= EXERCISE =
From the data underneath, reproduce exactly the stretch that begins at the line with "for (int i = 0; i < MT;" and ends after the line with "const int halo = 6 * a.dil;".

Saved data entries

template <int MT>
__global__ void __launch_bounds__(256, MT <= 3 ? 3 : 2) resunit_kernel(ResUnitArgs a) {
    constexpr int C = 32 * MT, KT = 7, KC = 8, TMP = voc_wpitch(C);
    const int tid = threadIdx.x, lane = tid & 63, w = tid >> 6;
    const int halo = (KT - 1) * a.dil, HA = (halo + 3) & ~3, XW = VTN + HA, XP = voc_xpitch(XW);
    extern __shared__ __attribute__((aligned(16))) float lds[];
    float* Ws = lds;
    float* Xs = lds + KT * KC * TMP;
    float* Ps = Xs + KC * XP;
    for (int i = tid; i < C; i += 256) {
        Ps[i] = a.b7 ? a.b7[i] : 0.f;
        Ps[C + i] = a.al1[i];
        Ps[2 * C + i] = a.ib1[i];
        Ps[3 * C + i] = a.b1 ? a.b1[i] : 0.f;
    }
    for (int tile = blockIdx.x; tile < a.n_tiles; tile += gridDim.x) {
        const int lx = tile % a.tiles_l, b = tile / a.tiles_l;
        const int l0 = lx * VTN;
        const float* xb = a.x + (size_t)b * C * a.ld;
        f16v acc[MT];
#pragma unroll
        for (int mt = 0; mt < MT; mt++)
#pragma unroll
            for (int i = 0; i < 16; i++) acc[mt][i] = 0.f;
        for (int ci0 = 0; ci0 < C; ci0 += KC) {
            __syncthreads();
            constexpr int WN = KT * KC * (C / 4), WIT = (WN + 255) / 256;
            float4 wv[WIT];
#pragma unroll
            for (int i = 0; i < WIT; i++) {
                const int idx = tid + i * 256, ic = idx < WN ? idx : 0;
                const int m4 = ic % (C / 4), ci = (ic / (C / 4)) % KC, k = ic / ((C / 4) * KC);
                const int cg = ci0 + ci;
                wv[i] = *(const float4*)(a.w7 + (unsigned)((((cg >> 3) * KT + k) * 8 + (cg & 7)) * C + m4 * 4));
            }
            constexpr int LPC = 256 / KC, XG = (VTN + (((KT - 1) * 9 + 3) & ~3)) / 4, XJ = (XG + LPC - 1) / LPC;
            const int xci = tid / LPC, xl = tid - xci * LPC;
            const float al = a.al7[ci0 + xci], ib = a.ib7[ci0 + xci];
            float4 xv[XJ];
// ... 71 lines not shown
            for (int i = 0; i < MT; i++) {
                const int idx = tid + i * 256;
                *(float4*)(Ws + idx * 4) = *(const float4*)(a.w1p + (unsigned)(mt2 * 32 * C + idx * 4));
            }
            __syncthreads();
            f16v o;
#pragma unroll
            for (int i = 0; i < 16; i++) o[i] = 0.f;
#pragma unroll
            for (int mt = 0; mt < MT; mt++)
#pragma unroll
                for (int q = 0; q < 16; q++)
                    o = __builtin_amdgcn_mfma_f32_32x32x2f32(Ws[(mt * 16 + q) * 64 + lane], acc[mt][q], o, 0, 0, 0);
            if (live) {
                float* yb = a.y + (size_t)b * C * a.ld;
#pragma unroll
                for (int r = 0; r < 16; r++) {
                    const int mu = 32 * mt2 + (r & 3) + 8 * (r >> 2);
                    float* rowp = yb + (unsigned)(mu * a.ld);
                    __builtin_nontemporal_store(o[r] + Ps[3 * C + mu + 4 * (lane >> 5)] + res[r], &rowp[lane_off]);
                }
            }
        }
    }
}

template <int MT>
static int launch_resunit_t(hipStream_t s, ResUnitArgs a, int B) {
    constexpr int C = 32 * MT;
    const int halo = 6 * a.dil;
    if (a.dil > 9) return -1;
    const size_t lds = ((size_t)7 * 8 * voc_wpitch(C) + (size_t)8 * voc_xpitch(VTN + ((halo + 3) & ~3)) + 4 * C) * sizeof(float);
    a.tiles_l = (a.Lin + VTN - 1) / VTN;
    a.n_tiles = a.tiles_l * B;
    int grid = a.n_tiles;
    if (g_voc_max_wgs > 0 && grid > g_voc_max_wgs) grid = g_voc_max_wgs;
    hipLaunchKernelGGL((resunit_kernel<MT>), dim3(grid), dim3(256), lds, s, a);
    Q3_HIP(hipGetLastError(), -1);
    return 0;
}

= ANSWER =
            for (int i = 0; i < MT; i++) {
                const int idx = tid + i * 256;
                *(float4*)(Ws + idx * 4) = *(const float4*)(a.w1p + (unsigned)(mt2 * 32 * C + idx * 4));
            }
            __syncthreads();
            f16v o;
#pragma unroll
            for (int i = 0; i < 16; i++) o[i] = 0.f;
#pragma unroll
            for (int mt = 0; mt < MT; mt++)
#pragma unroll
                for (int q = 0; q < 16; q++)
                    o = __builtin_amdgcn_mfma_f32_32x32x2f32(Ws[(mt * 16 + q) * 64 + lane], acc[mt][q], o, 0, 0, 0);
            if (live) {
                float* yb = a.y + (size_t)b * C * a.ld;
#pragma unroll
                for (int r = 0; r < 16; r++) {
                    const int mu = 32 * mt2 + (r & 3) + 8 * (r >> 2);
                    float* rowp = yb + (unsigned)(mu * a.ld);
                    __builtin_nontemporal_store(o[r] + Ps[3 * C + mu + 4 * (lane >> 5)] + res[r], &rowp[lane_off]);
                }
            }
        }
    }
}

template <int MT>
static int launch_resunit_t(hipStream_t s, ResUnitArgs a, int B) {
    constexpr int C = 32 * MT;
    const int halo = 6 * a.dil;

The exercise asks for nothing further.